Еще важнее Андрею то, что Оле не было страшно. Ей было всегда так жалко других, так ее жгло сочувствие, что на собственный личный страх просто эмоций не хватало.

Дело в том, что она, Олечка, и была их вождем и лидером. Она по большей части не принимала участия в дискуссиях, сидела в стороне. Как андерсеновская Эльза, молча вязавшая свои крапивные рубашки даже по дороге на костер, чтобы успеть всех спасти, так Оля вечно что-нибудь срочное переписывала или перепечатывала. Только когда обсуждения уж совсем заходили в тупик или дикие лебеди уж слишком воспаряли к облакам, она вставала, вздыхала тяжело: «Ну хватит, пошли, что ли!» – и шла туда, куда нужно, и делала то, что нужно.

В Оле было качество, казавшееся Андрею сказочным. То есть удивительно простым и детским, но не совсем поддающимся рациональному объяснению. Оля чувствовала разницу между добром и злом. Как канарейка в шахте, как раздвоенная ветка вербы, ищущая живую воду.

И у нее было такое аккуратное, непритязательное лицо, всегда казалось, что она только что умылась очень холодной, живой водой. Теперь он думает: вполне возможно, что этот ярко горевший румянец уже тогда был признаком болезни.

В своих влиятельных и основополагающих трудах – и в двухтомнике легенд, и в лекциях, и в статьях – Дмитрий Александрович В. никогда не упоминает об Оле. О важности Оли для них для всех. Вспомнил он об Оле и говорил о ней чересчур подробно только однажды. Как раз там, где мог бы и помолчать. В кабинете, куда его вызвали для беседы.

Потом он объяснял, почему должен был, абсолютно должен – в тактических целях – подкинуть следствию какой-то материал. Ольга, по его мнению, была наименее важной из них, и он, в мудрости своей, преднамеренно раздул ее роль и значение. От ее отсутствия Движение, – он всегда умел произносить слова как бы с заглавной буквы, – не пострадало так, как могло пострадать от отсутствия подлинного Лидера.

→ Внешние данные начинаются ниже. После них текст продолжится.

@@ -325,6 +330,16 @@
                                          on_p8(e->p_ctx, d, L.wo, e->p_y, d, M, d, d, true) && on_p8(e->p_u, ffn, L.w2, e->p_y, d, M, d, ffn, true)));
     if (st.fold) { st.parts[0] = e->p_part[0]; st.parts[1] = e->p_part[1]; }
     return st;
+}
+
+static bool kv_emit_gate(const gitmi_engine* e, int B, int Nimg, bool kv_rows) {
+    const int d = e->cfg.dec_hidden;
+    if (kv_rows || e->pol.kv_emit == 0 || e->pol.f32 || e->pol.attn_impl != 1 || e->keyed) return false;
+    if (Nimg > 208 || (Nimg + 15) / 16 != 13 || d % 256 != 0) return false;
+    const DecLayerW& L = e->w.dec[0];
+    const void* W = e->pol.ln_fold ? L.qkv_pf.w : L.wqkv;
+    return on_p8(e->p_y, d, W, e->img_kv[0], 3 * d, B * Nimg, 3 * d, d, false) &&
+           on_p8(e->p_y, d, W, e->img_kv[0], 3 * d, B * Nimg, 2 * d, d, false);
 }
 
 static int encode_frames_impl(gitmi_engine* e, const float* const* frames, int F, int B, float* feats_out,
@@ -397,11 +412,14 @@
     return 0;
 }
 
-static int prefill_impl(gitmi_engine* e, hipStream_t s) {
+static int prefill_impl(gitmi_engine* e, hipStream_t s, bool kv_rows = false) {
     const gitmi_config& c = e->cfg;
     const int d = c.dec_hidden, ffn = c.dec_ffn, D = c.vit_width;
     const int B = e->cur_B, Nimg = e->cur_Nimg, M = B * Nimg;
-    e->have_prefill = false;
+    e->have_prefill = e->have_kv_rows = false;
+    const bool emit = kv_emit_gate(e, B, Nimg, kv_rows);
+    KvEmit kv{};
+    if (emit) { kv.N = Nimg; kv.N_pad = round_up(Nimg, 32); kv.H = c.dec_heads; }
     SpanGuard phase(e, s, TAG_PREFILL, 0);
     Stream y = prefill_stream(e, M);
     RCK(gemm_to_stream(e, s, y, e->feats, D, e->w.vp_w, e->w.vp_b, D, false, e->w.vp_lng, e->w.vp_lnb, 1e-5f));
@@ -409,15 +427,16 @@
         const DecLayerW& L = e->w.dec[l];
         const bool last = l + 1 == c.dec_layers;
         const int col0 = last ? d : 0;
-        RCK(ln_gemm(e, s, y, L.qkv_pf, L.wqkv, L.bqkv, e->img_kv[l], 3 * d, col0, 3 * d - col0, 0));
-        RCK(kv_repack(e, l, B, Nimg, s));
+        if (emit) { kv.kf = e->img_kh[l]; kv.vt = e->img_vh[l]; kv.k_col0 = d - col0; kv.v_col0 = 2 * d - col0; }
+        RCK(ln_gemm(e, s, y, L.qkv_pf, L.wqkv, L.bqkv, e->img_kv[l], 3 * d, col0, 3 * d - col0, 0, emit ? &kv : nullptr));
+        if (!emit) RCK(kv_repack(e, l, B, Nimg, s));
         if (last) break;
-        RCK(attn_full_packed(e, e->img_kv[l], e->p_ctx, d, c.dec_heads, Nimg, B, key_counts(e), s));
+        RCK(attn_full_packed(e, e->img_kv[l], e->p_ctx, d, c.dec_heads, Nimg, B, key_counts(e), s, emit ? &kv : nullptr));
         RCK(gemm_to_stream(e, s, y, e->p_ctx, d, L.wo, L.bo, d, true, L.lnag, L.lnab, 1e-12f));
         RCK(ln_gemm(e, s, y, L.ffn1_pf, L.w1, L.b1, e->p_u, ffn, 0, ffn, 2));
         RCK(gemm_to_stream(e, s, y, e->p_u, ffn, L.w2, L.b2, ffn, true, L.lnog, L.lnob, 1e-12f));
     }
-    set_prefilled(e);
+    set_prefilled(e, !emit);
     return 0;
 }
 
@@ -853,13 +872,26 @@
     return 0;
 }
 
-static int generate_encode(gitmi_engine* e, const Request& rq, hipStream_t s) {
+GITMI_EXP_EXPORT int gitmi_debug_read_kv_cache(gitmi_engine* e, int layer, void* kf_out, void* vt_out, int* emitted, void* stream) {
+    RCK(check_ready(e));
+    if (e->pol.f32 || !e->have_prefill) return fail("debug_read_kv_cache: needs a 16-bit context with a current prefill");
+    if (layer < 0 || layer >= e->cfg.dec_layers || !kf_out || !vt_out || !emitted) return fail("debug_read_kv_cache: bad argument");
+    hipStream_t s = (hipStream_t)stream;
+    const size_t bytes = (size_t)e->cur_B * round_up(e->cur_Nimg, 32) * e->cfg.dec_hidden * 2;
+    HIPCK(hipMemcpyAsync(kf_out, e->img_kh[layer], bytes, hipMemcpyDefault, s));
+    HIPCK(hipMemcpyAsync(vt_out, e->img_vh[layer], bytes, hipMemcpyDefault, s));
+    HIPCK(hipStreamSynchronize(s));
+    *emitted = e->have_kv_rows ? 0 : 1;
+    return 0;
+}
+
+static int generate_encode(gitmi_engine* e, const Request& rq, hipStream_t s, bool kv_rows = false) {
     RCK(encode_frames_impl(e, rq.frames, rq.F, rq.B, nullptr, s));
-    return prefill_impl(e, s);
-}
-static int images_ready(gitmi_engine* e, const Request& rq, hipStream_t s) {
-    if (rq.frames) return generate_encode(e, rq, s);
-    return e->have_prefill ? 0 : prefill_impl(e, s);
+    return prefill_impl(e, s, kv_rows);
+}
+static int images_ready(gitmi_engine* e, const Request& rq, hipStream_t s, bool kv_rows = false) {
+    if (rq.frames) return generate_encode(e, rq, s, kv_rows);
+    return e->have_prefill && (!kv_rows || e->have_kv_rows) ? 0 : prefill_impl(e, s, kv_rows);
 }
 
 static int generate_decode(gitmi_engine* e, const Request& rq, hipStream_t s, bool allow_poll) {
@@ -979,7 +1011,7 @@
             e->full_slot = {key, true}; e->graph_is_split = split;
         } else {
             set_resident(e, rq.B, F_eff);
-            set_prefilled(e);
+            set_prefilled(e, !kv_emit_gate(e, e->cur_B, e->cur_Nimg, false));
         }
         enc = &e->graph_full;
         if (split) dec = &e->graph_decode;
@@ -1109,7 +1141,7 @@
     const gitmi_config& c = e->cfg;
     const int d = c.dec_hidden, V = c.vocab, Q = rq.Q, L = c.dec_layers;
     const bool attend = rq.sp->kind == GITMI_SEARCH_ATTEND;
-    RCK(images_ready(e, rq, s));
+    RCK(images_ready(e, rq, s, true));
     const int Lp = round_up(rq.maxP, 16), M = Q * Lp;
     const int Nk = e->cur_Nimg, Kc = Nk + ld;
     void* const out = attend ? (void*)e->at_out : (void*)e->sc_out;
@@ -1382,6 +1414,7 @@
         return fail("debug_import_stage: the two contexts are different models");
     if (!src->have_feats || (stage == 2 && !src->have_prefill)) return fail("debug_import_stage: the source has not run that stage");
     if (src->has_context) return fail("debug_import_stage: the source's resident images carry context rows");
+    if (stage == 2 && !src->have_kv_rows) RCK(prefill_impl(src, (hipStream_t)stream, true));
     if (src->cur_B > a.max_batch || src->cur_F > a.max_frames || src->N != dst->N) return fail("debug_import_stage: capacity / resolution mismatch");
     hipStream_t s = (hipStream_t)stream;
     const size_t M = (size_t)src->cur_B * src->cur_Nimg;
@@ -1392,7 +1425,7 @@
             HIPCK(launch_convert(src->img_kv[l], src->pol.f32, dst->img_kv[l], dst->pol.f32, M * 3 * a.dec_hidden, s));
             RCK(kv_repack(dst, l, dst->cur_B, dst->cur_Nimg, s));
         }
-        set_prefilled(dst);
+        set_prefilled(dst, true);
     }
     return 0;
 }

Психологические сложности Дмитрия Александровича дают исследователям широкое поле для занятных интерпретаций, позволяют продемонстрировать свое знакомство с творчеством Достоевского; наиболее бесстыжие приводят цитаты про душу, которую неплохо бы сузить.


Дальнобойщики расселись по своим кабинам, сначала их мастодонты долго пятились и сигналили, потом взревели и разъехались один за другим… И теперь ему мешает заснуть мертвая тишина, от которой он все время ожидает нового подвоха. Уже пять утра.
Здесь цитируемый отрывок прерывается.